Data section>
---------------
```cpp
template <class T>
__device__ __forceinline__ void pg_peaks(const DevState &st, PagedDoc<T> &pd, int pk_ut, int pk_heap) {
    const int np = nbr(pd.up, 1);
    int ns = 0;
    for (int q = lane(); q < np; q += MT_WAVE) ns += pm_nseg(pd, pd.up.dir[q]);
    ns = wave_sum(ns);
    if (lane() == 0) {
        atomicMax(st.stats + 8, (uint32_t)np);
        atomicMax(st.stats + 9, (uint32_t)pk_ut);
        atomicMax(st.stats + 10, (uint32_t)pk_heap);
        atomicMax(st.stats + 11, (uint32_t)ns);
        if constexpr (pg_zinplace<T>()) {
            const uint32_t zi = pg_zcount(pd)[0], zf = pg_zcount(pd)[1], zp = pg_zcount(pd)[2];
            if (zi) atomicAdd(st.stats + 16, zi);
            if (zf) atomicAdd(st.stats + 17, zf);
            if (zp) atomicAdd(st.stats + 18, zp);
        }
    }
}
#ifndef MT_PAGED_WAVES
#define MT_PAGED_WAVES 3
#endif
#ifndef MT_HM_WAVES
#define MT_HM_WAVES 2
#endif
#ifndef MT_FULL_WAVES
#define MT_FULL_WAVES 2
#endif
#ifndef MT_PACKED_WAVES
#define MT_PACKED_WAVES 2
#endif
template <class T> constexpr int paged_waves() {
    return T::kHM ? MT_HM_WAVES
                  : (T::kMayGrow ? MT_FULL_WAVES : (T::kPacked ? MT_PACKED_WAVES : MT_PAGED_WAVES));
}
#if MT_PAGED_WAVES > 0
#define MT_PAGED_WPE __attribute__((amdgpu_waves_per_eu(paged_waves<T>())))
#else
#define MT_PAGED_WPE
#endif
template <class T>
__device__ __forceinline__ void pg_handover(const DevState &st, int doc, int64_t k, const PagedCaps &pc) {
    if (lane() == 0) {
        st.retry[doc] = pc.tight ? 2 : 3;
        st.resume[doc] = k;
        atomicAdd(st.stats + (pc.tight ? 12 : 13), 1u);
    }
}
struct PagedSlice {
    int64_t ops;
    int skip_lo, skip_hi, cnt_lo, cnt_hi;
};

template <class T>
__global__ void __launch_bounds__(MT_WAVE) MT_PAGED_WPE k_replay_paged(DevState st, const mt_op_rec *ops,
                                                          const int64_t *off, const uint16_t *tin,
                                                          const uint32_t *pin, int use_resume, PagedCaps pc_arg,
                                                          PagedSlice sl) {
    extern __shared__ __attribute__((aligned(16))) uint8_t smem_raw[];
    LDS_AS uint8_t *smem = (LDS_AS uint8_t *)smem_raw;
    const PagedCaps pc = eff_caps<T>(pc_arg);
    const int di = blockIdx.x;
    if (di >= st.n_docs) return;
    if (di >= sl.skip_lo && di < sl.skip_hi) return;
    const int doc = doc_at(st, di);
    if (st.retry[doc] != pc.stage) return;
    if (lane() == 0 && di >= sl.cnt_lo && di < sl.cnt_hi) atomicAdd(st.stats, 1u);
    const PagedLayout L = paged_layout(pc.PP, pc.PH, pc.UT, 0, (int)sizeof(typename T::O_v), T::kPacked, T::kHM);
    const int64_t k0 = use_resume ? st.resume[doc] : off[doc];
    const int64_t kend = off[doc + 1];
// ... 220 lines not shown
```

### fluidframework_amd/csrc/mt_paged.h

```cpp
#pragma once
#include "mt_engine.h"

#ifdef MT_PROF
#define PG_T0(k) const unsigned long long _pt##k = __builtin_amdgcn_s_memtime();
#define PG_T1(k)                                                         \
    if (lane() == 0) {                                                   \
        pd.w.prof[k] += __builtin_amdgcn_s_memtime() - _pt##k;           \
        pd.w.prof[64 + k] += 1ull;                                       \
    }
#define PG_CNT(k)                                                        \
    if (lane() == 0) pd.w.prof[64 + k] += 1ull;
#else
#define PG_T0(k)
#define PG_T1(k)
#define PG_CNT(k)
#endif

template <class T> struct PagedDoc {
    DocT<T> w;
    DocT<T> up;
    LDS_AS PageMeta *meta;
    GLB_AS PageMeta *gmeta;
    LDS_AS int *pvl;
    LDS_AS int *cob;
// ... 13 lines not shown
    GLB_AS uint16_t *goS;
    GLB_AS uint16_t *goL;
    int doc;
    int PP, PH, UT, UM;
    int PPh;
    int ut_n;
    int cur;
    int cur_pos;
    int dirty;
    int tdirty;
    int uid_lo;
    int vvalid, vr, vc;
    int zuid, zpv;
    GLB_AS uint16_t *govf;
    int ovf_top, ovf_last, OA;
    int ovf_maxn, ovf_half;
    uint32_t ovf_made;
    int ovf_peak;
    int press;
    int wgrow, opbound;
    LDS_AS int *sob;
    int sob_ch;
    int wnb, wobs;
};

struct PagedCaps {
    int PP, PH, UT;
    int tight;
    int stage;
    int narrow;
    int grow;
    int packed;
};

#define PW_B 16
#define MT_PK_MASKS 256

struct PagedLayout {
    uint32_t offWA, offWB, offWO, offWcnt, offWflg, offWends, offWscr, offWnb;
    uint32_t offUcnt, offUnb, offDir, offMeta, offCob, offHeap, offUpage, offUA, offUO, offGen, offProf,
        total;
};
static __host__ __device__ inline PagedLayout paged_layout(int PP, int PH, int UT, int gen_words, int ob,
                                                           bool packed = false, bool hm = false) {
    PagedLayout L;
    uint32_t o = 0;
    L.offWA = o; o += 16u * MT_PG_SLOTS;
    L.offWB = o; o += 16u * MT_PG_SLOTS;
    L.offWO = o; o += (uint32_t)ob * MT_PG_SLOTS;
    L.offUA = o; o += (packed ? 12u : 16u) * UT;
    o = (o + 7u) & ~7u;
    L.offUO = o; o += packed ? 8u * MT_PK_MASKS + MT_PK_MASKS / 8 : ((((uint32_t)ob * UT) + 7u) & ~7u);
    L.offHeap = o; o += 8u * (PH + 1);
    L.offMeta = o; o += hm ? 0u : (uint32_t)sizeof(PageMeta) * PP + 12u;
    L.offUpage = o; o += packed ? 0u : (2u * UT + 3u) & ~3u;
    L.offCob = o; o += hm ? 8u * (uint32_t)((PP + 63) / 64) + 4u * 64 : 4u * PP;
    L.offWscr = o; o += 64u * 4;
    L.offWnb = o; o += MT_LV * 4;
    L.offUnb = o; o += MT_LV * 4;
    L.offGen = o; o += 4u * gen_words;
    L.offDir = o; o += 2u * PP;
    L.offWends = o; o += 2u * PW_B;
    L.offWcnt = o; o += (uint32_t)MT_LV * PW_B;
    L.offWflg = o; o += PW_B;
    L.offUcnt = o; o += (uint32_t)(pcnt_bytes(PP) - PP);
#ifdef MT_PROF
    o = (o + 7u) & ~7u;
    L.offProf = o; o += 128u * 8;
#else
    L.offProf = 0;
#endif
    L.total = (o + 15u) & ~15u;
    return L;
}

TD PagedDoc<T> &pdoc(DocT<T> &w) { return *reinterpret_cast<PagedDoc<T> *>(&w); }
template <class T> __device__ __forceinline__ PagedCaps eff_caps(PagedCaps pc) {
    if constexpr (T::kPP > 0) pc.PP = T::kPP;
    if constexpr (T::kPH > 0) pc.PH = T::kPH;
    if constexpr (T::kUT > 0) pc.UT = T::kUT;
    return pc;
}
TD void pg_fail_cap(DocT<T> &w, int cause) {
    if (w.status == 0) w.cap_cause = cause;
    fail(w, MT_DOC_CAPACITY);
}
__device__ __forceinline__ PageMeta pm_load(const LDS_AS PageMeta *m) {
    PageMeta r;
    r.nseg = m->nseg;
    r.nblk = m->nblk;
    r.flg2 = m->flg2;
    r.bc = m->bc;
    r.obs = m->obs;
    return r;
}
__device__ __forceinline__ int pm_bcnt_l(const LDS_AS PageMeta *m, int q) { return (int)((m->bc >> (4 * q)) & 15u); }
__device__ __forceinline__ int8_t pm_flg_l(const LDS_AS PageMeta *m, int q) {
    return (int8_t)((int)((m->flg2 >> (2 * q)) & 3u) - 1);
}
TD int pm_nseg(const PagedDoc<T> &pd, int pg) {
    if constexpr (T::kHM) {
        gsync_rd();
        return pd.gmeta[pg].nseg;
    } else {
        return pd.meta[pg].nseg;
    }
}
TD int pm_nblk(const PagedDoc<T> &pd, int pg) {
    if constexpr (T::kHM) {
// ... 1177 lines not shown
            pd.gO[(size_t)npg * MT_PG_SLOTS + t] = o;
            pd.gB[(size_t)npg * MT_PG_SLOTS + t] = b;
            const uint32_t uid = b.z & ~MT_MARKER_BIT;
            if (uid < (uint32_t)pd.UM) pd.gumap[uid] = (uint16_t)npg;
            ol = obs_len(a);
            add = unsettled<T>(a, w.min_seq);
        }
        const u64 am = ballot(add);
        if (pd.ut_n + __popcll(am) > pd.UT) {
            pg_fail_cap(w, 8);
            return;
        }
        const int mi = tab_midx(pd, add && o != 0);
        if (mi < 0) {
            pg_fail_cap(w, 8);
            return;
        }
        if (add) tab_put(pd, pd.ut_n + __popcll(am & ((1ull << lane()) - 1ull)), c0 + m, a, o, mi);
        pd.ut_n += __popcll(am);
        const int obs = wave_sum(ol);
        const bool vb = lane() >= blo && lane() < bhi;
        pm_set_blocks(pd, npg, lane() - blo, vb, bcnt, bflg);
        if (lane() == 0) {
            pm_set_ns(pd, npg, s_hi - s_lo, bhi - blo);
            pm_set_obs(pd, npg, obs);
        }
        wsync<T>();
    }
    for (int j = 0; j < nch; j++) {
        const int pg = uni(up.dir[c0 + j]);
        if (lane() == 0) pm_set_ns(pd, pg, 0, 0);
        wsync<T>();
    }
    blk_replace(up, 1, c0, nch, k, base, extra);
    if (up.status) {
        pg_fail_cap(w, 7);
        return;
    }
    for (int m = 0; m < k; m++)
        if (lane() == 0) up.dir[c0 + m] = (uint16_t)newp[m];
    if (lane() == 0) lvl(up, 2)[P] = (uint8_t)k;
    wsync<T>();
    pg_cob_rebuild(pd);
    int top_l = 2, top_b = P;
    if (k < MT_HALF && 3 < up.depth) pack_counts(up, 2, P, top_l, top_b);
    if (up.status) {
        if (w.status == 0) w.cap_cause = up.cap_cause;
        fail(w, MT_DOC_INTERNAL);
        return;
    }
    if (ordon(w)) ord_canon(up, top_l, top_b);
}

TD LDS_AS uint32_t *pg_zcount(PagedDoc<T> &pd) { return (LDS_AS uint32_t *)(pd.meta + pd.PP); }
template <class T> constexpr bool pg_zinplace() {
#ifdef MT_NO_ZINPLACE
    return false;
#else
    return !T::kLog && !T::kHM && !T::kLive;
#endif
}
template <class T> constexpr bool pg_zpack() {
#ifdef MT_NO_ZPACK
    return false;
#else
    return pg_zinplace<T>();
#endif
}
__device__ __forceinline__ int lane_push(int v, int dst) { return __builtin_amdgcn_ds_permute(dst << 2, v); }
TD bool pg_pack_inplace(PagedDoc<T> &pd, int pg, v4i a, v4u b, const ScourPlan &pl, uint32_t bc, int q, int bstart) {
    DocT<T> &w = pd.w;
    const int k = lane();
    const int n = uni(pm_nseg(pd, pg)), nb = uni(pm_nblk(pd, pg));
    const int cnt = pm_bc_of(bc, q);
    const int keep = __popcll(pl.m_surv);
    const int n1 = n - (cnt - keep);
    if (nb > 8) return true;
    const bool in = k >= bstart && k < bstart + cnt;
    const u64 below = (1ull << k) - 1ull;
    const ScourGroups g1 = scour_groups(a, in, pl.m_join, pl.m_surv);
    v4i a1 = a;
    v4u b1 = b;
    if (g1.m_grp) {
        const uint32_t lastw = (uint32_t)__shfl((int)b.w, g1.gend & (MT_WAVE - 1), MT_WAVE);
        if ((g1.m_grp >> k) & 1ull) {
            a1.x = g1.glen;
            b1.w = lastw & (SEGF_NL_KNOWN | SEGF_NL);
        }
    }
    const int d1 = k < bstart ? k
                   : !in      ? k - (cnt - keep)
                   : ((pl.m_surv >> k) & 1ull) ? bstart + __popcll(pl.m_surv & below) : MT_WAVE - 1;
    a1 = v4i{lane_push(a1.x, d1), lane_push(a1.y, d1), lane_push(a1.z, d1), lane_push(a1.w, d1)};
    b1 = v4u{(uint32_t)lane_push((int)b1.x, d1), (uint32_t)lane_push((int)b1.y, d1),
             (uint32_t)lane_push((int)b1.z, d1), (uint32_t)lane_push((int)b1.w, d1)};
    const int src1 = lane_push(k, d1);
    const bool in2 = k < n1;
    int start2 = 0;
    {
        int st = 0;
        for (int j = 0; j < nb; j++) {
            if (k >= st) start2 = st;
            st += j == q ? keep : pm_bc_of(bc, j);
        }
    }
    bool nl2;
    const ScourPlan p2 = scour_plan(w, a1, b1, in2, false, start2, nl2);
// ... 272 lines not shown
    int start;
    int ostart;
    int pos = pg_find(pd, op.pos1, false, start, ostart);
    if constexpr (T::kLog) {
        const int np = nbr(pd.up, 1);
        if (pos < 0 && slen == 0 && np > 0 && !(op.flags & MT_F_LOAD)) {
            pos = np - 1;
            const int lp = uni((int)pd.up.dir[pos]);
            start -= pg_page_view(pd, pos);
            ostart -= uni(pm_obs(pd, lp));
        }
    }
    if (pos < 0) {
        if (slen == 0) {
            if (op.flags & MT_F_LOAD) return;
            Cb cb = cb_begin(w, op.seq, MT_OP_INSERT);
            cb.n = 1;
            cb_log(w, -1);
            cb_log(w, 0);
            cb.h = fnv_u64(cb.h, fnv_u32(fnv_u32(MT_FNV_OFF, (uint32_t)-1), 0u));
            cb_end(w, cb);
            return;
        }
        fail(w, MT_DOC_INSERT_FAILED);
        return;
    }
    pg_load_pos(pd, pos, ostart);
    if (w.status) return;
    OpIn rel = in;
    rel.op.pos1 = op.pos1 - start;
    pd.vvalid = 0;
    pd.tdirty = 1;
    op_insert(w, rel, tin, pin);
    if (w.status) return;
    pg_win_sync(pd);
    if (T::kLog && w.dfr_rec >= 0) pg_log_deferred(pd);
}

TD void pg_boundary(PagedDoc<T> &pd, int p, int r, int c) {
    pg_views_cached(pd, r, c);
    if (pd.w.status) return;
    int start;
    int ostart;
    const int pos = pg_find(pd, p, true, start, ostart);
    if (pos < 0 || start >= p) return;
    pg_load_pos(pd, pos, ostart);
    if (pd.w.status) return;
    pd.tdirty = 1;
    boundary(pd.w, p - start, r, c);
    if (pd.w.status) return;
    pg_win_sync(pd);
}

TD void pg_op_range(PagedDoc<T> &pd, const mt_op_rec &op, const GLB_AS uint32_t *pin) {
    DocT<T> &w = pd.w;
    const int r = op.ref_seq, c = op_cli(op), p1 = op.pos1, p2 = op.pos2;
    const bool rem = op.kind == MT_OP_REMOVE;
    const GLB_AS uint32_t *rec = (!rem && op.props != MT_NO_PROPS) ? pin + op.props : nullptr;
    if (rec && (rec[0] >> 16) == MT_COMBINE_OTHER) {
        fail(w, MT_DOC_UNSUPPORTED);
        return;
    }
    if (!rec) rec = (const GLB_AS uint32_t *)&kEmptyPropsRec;
    pg_boundary(pd, p1, r, c);
    if (w.status) return;
    pg_boundary(pd, p2, r, c);
    if (w.status) return;
    Cb cb = cb_begin(w, op.seq, op.kind);
    pg_views_cached(pd, r, c);
    if (w.status) return;
    pd.vvalid = 0;
    int start;
    int ostart;
    int pos = pg_find(pd, p1, true, start, ostart);
    if (pos >= 0) {
        int carry = start, ocarry = ostart;
        const int np = nbr(pd.up, 1);
        while (pos < np && carry < p2) {
            pg_load_pos(pd, pos, ocarry);
            if (w.status) return;
            pd.tdirty = 1;
            PG_T0(45)
            const bool done = range_mark(w, op, rec, carry, ocarry, cb);
            PG_T1(45)
            if (w.status) return;
            pg_win_sync(pd);
            if (w.status) return;
            if (done) break;
            pos = pg_cur_pos(pd) + 1;
        }
    }
    cb_end(w, cb);
}
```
---------------
Task item> For this listing, copy out every line that includes the word "tdirty".

Your response>
    int tdirty;
    pd.tdirty = 1;
    pd.tdirty = 1;
            pd.tdirty = 1;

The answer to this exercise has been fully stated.